Esta é mais uma concretização em dispositivos constitucionais da responsabilidade tripartite, ou seja, atribuir a três entes, para que sejam concretizados direitos fundamentais. Esta característica não é exclusiva apenas dos direitos dos idosos, é peculiar também aos direitos da Criança e do Adolescente, do Meio Ambiente e outros direitos sociais.

Neste contexto, a Política Nacional do Idoso, art. 4º, VIII, da Lei nº 8.842/94, visa assegurar a priorização do atendimento do idoso em órgãos públicos e privados prestadores de serviços, quando em situação de abandono e sem família, devendo receber do Estado/Entidades uma assistência asilar condigna. No artigo 3°, inciso I, da Lei citada, temos como um de seus princípios o dever que têm a família, a sociedade e o Estado de assegurar ao idoso todos os direitos da cidadania, garantindo sua participação na comunidade, defendendo sua dignidade, bem estar e o direito à vida.
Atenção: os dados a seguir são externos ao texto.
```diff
+        rw_rows = (int)__umulhi((uint32_t)L.pix, L.magicNo);
+        roww = (L.No & 15) == 0 && rw_rows * L.No == L.pix;
+        if (roww) {
+            const int T = rw_rows * (L.No >> 4);
+            const int q0 = (ph * T) / NPH;
+            rw_cnt = ((ph + 1) * T) / NPH - q0;
+            rw0.c = q0 / rw_rows;
+            rw0.r = q0 - rw0.c * rw_rows;
+            rw0.n = min(rw_rows - rw0.r, rw_cnt);
+            rw0.left = rw_cnt - rw0.n;
+        }
+    }
+    if (roww) {
+        if constexpr (KS == 3) {
+            const int drow = L.No * PB;
+            const uint32_t rw_lds = (uint32_t)(uintptr_t)(__attribute__((address_space(3))) char *)smem;
+            auto ldrow = [&](uint4 (&row)[3], uint32_t a) __attribute__((always_inline)) {
+#pragma unroll
+                for (int kx = 0; kx < 3; ++kx) {
+                    const uint2 a0 = lds_tr16_at(a + kx * PB), a1 = lds_tr16_at(a + (kx + 4) * PB);
+                    row[kx] = make_uint4(a0.x, a0.y, a1.x, a1.y);
+                }
+            };
+            auto lddz = [&](uint4 &bq, uint32_t a) __attribute__((always_inline)) {
+                const uint2 b0 = lds_tr16_at(a), b1 = lds_tr16_at(a + 4 * PB);
+                bq = make_uint4(b0.x, b0.y, b1.x, b1.y);
+            };
+            for (int k = 0; k < n_my; ++k) {
+                WB_TL(1);
+                __syncthreads();
+                WB_TL(0);
+                if (rw_cnt == 0) continue;
+                const int buf0 = (k & 1) * buf_bytes;
+                const uint32_t xb = rw_lds + buf0 + ct * plane_bytes + (8 * half + prow) * PB + choff;
+                uint32_t da = rw_lds + buf0 + x_bytes + nt * dzplane_bytes + (8 * half + prow) * PB + choff + (rw0.r * L.No + 16 * rw0.c) * PB;
+                RwRun run = rw0;
+                for (;;) {
+                    uint32_t xa = xb + run.c * (16 * PB) + run.r * rowB;
+                    uint4 S0[3], S1[3], S2[3], S3[3], fa, fbn;
+                    ldrow(S0, xa);
+                    ldrow(S1, xa + rowB);
+                    ldrow(S2, xa + 2 * rowB);
+                    lddz(fa, da);
+                    xa += (run.n > 1 ? 3 : 2) * rowB;
+                    auto slab = [&](int q, const uint4 &f, uint4 &fnext, const uint4 (&k0)[3], const uint4 (&k1)[3], const uint4 (&k2)[3],
+                                    uint4 (&rnext)[3]) __attribute__((always_inline)) {
+                        da += q + 1 < run.n ? drow : 0;
+                        lddz(fnext, da);
+                        ldrow(rnext, xa);
+                        xa += q + 2 < run.n ? rowB : 0;
+#pragma unroll
+                        for (int kx = 0; kx < 3; ++kx) frag_mma<bf16_t>(acc[kx], f, k0[kx]);
+#pragma unroll
+                        for (int kx = 0; kx < 3; ++kx) frag_mma<bf16_t>(acc[3 + kx], f, k1[kx]);
+#pragma unroll
+                        for (int kx = 0; kx < 3; ++kx) frag_mma<bf16_t>(acc[6 + kx], f, k2[kx]);
+                        WB_SCHED_ROW();
+                    };
+                    for (int i = 0; i < run.n; i += 4) {
+                        slab(i, fa, fbn, S0, S1, S2, S3);
+                        if (i + 1 < run.n) {
+                            slab(i + 1, fbn, fa, S1, S2, S3, S0);
+                            if (i + 2 < run.n) {
+                                slab(i + 2, fa, fbn, S2, S3, S0, S1);
+                                if (i + 3 < run.n) slab(i + 3, fbn, fa, S3, S0, S1, S2);
+                            }
+                        }
+                    }
+                    if (run.left == 0) break;
+                    da += 16 * PB - (run.r + run.n - 1) * drow;
+                    run.c += 1; run.r = 0; run.n = min(rw_rows, run.left); run.left -= run.n;
+                }
+            }
+        }
+    } else
     for (int k = 0; k < n_my; ++k) {
         WB_TL(1);
         __syncthreads();
@@ -1178,13 +1268,15 @@
     const size_t need = ((size_t)4 * rslots * 1024 + 2048) * 4;
     G.lds = 2 * buf > need ? 2 * buf : need;
     if (G.lds > 160 * 1024) return fail(DLWPCS_E_UNSUPPORTED, "wgrad_batch: LDS tile of %zu bytes exceeds 160 KiB", G.lds);
-    double fix = 3300.0, bpc = 35.0, slab3 = 570.0, slab1 = 260.0, ld4 = 45.0, cfix = 2000.0;
+    double fix = 3300.0, bpc = 35.0, slab3 = 570.0, slab1 = 260.0, ld4 = 45.0, cfix = 2000.0, slab3r = 570.0;
 #ifdef DLWPCS_WB_TUNE_ENV
-    if (const char *e = getenv("DLWPCS_WB_COST")) sscanf(e, "%lf,%lf,%lf,%lf,%lf,%lf", &fix, &bpc, &slab3, &slab1, &ld4, &cfix);
+    if (const char *e = getenv("DLWPCS_WB_COST"))
+        if (sscanf(e, "%lf,%lf,%lf,%lf,%lf,%lf,%lf", &fix, &bpc, &slab3, &slab1, &ld4, &cfix, &slab3r) < 7) slab3r = slab3;
 #endif
     const int nslab = L.pix_cap / 16;
-    const int S = ((ceil_div(nslab, nph)) + 1) & ~1;
-    const double mma = (double)S * (KS == 3 ? slab3 : slab1) + cfix;
+    const bool roww = KS == 3 && No % 16 == 0 && pix % No == 0;
+    const int S = roww ? ceil_div(nslab, nph) : ((ceil_div(nslab, nph)) + 1) & ~1;
+    const double mma = (double)S * (KS == 3 ? (roww ? slab3r : slab3) : slab1) + cfix;
     const bool x4 = variant == WB_V_3_2_8 || variant == WB_V_3_2_16, d4 = variant == WB_V_1_8_D2;
     for (int last = 0; last < 2; ++last) {
         int cin_grp = 32 * CT;
```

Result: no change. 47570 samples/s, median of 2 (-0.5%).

Dentro desta ótica, é que encontramos em todo o Texto Constitucional, o denominado Controle Social de Políticas Públicas, cuja presença é condição para a concretização de todos os direitos fundamentais, pois atribuir esta responsabilidade apenas aos Poderes Estatais e ao Ministério Público, é uma falácia, vez que foge a dinâmica imposta pelo Constituinte de 1988. Técnicas do orçamento participativo, as Conferências Municipais, Estaduais e Nacionais de Políticas Públicas, bem como os conselhos deliberativos, demonstram a necessidade da participação popular.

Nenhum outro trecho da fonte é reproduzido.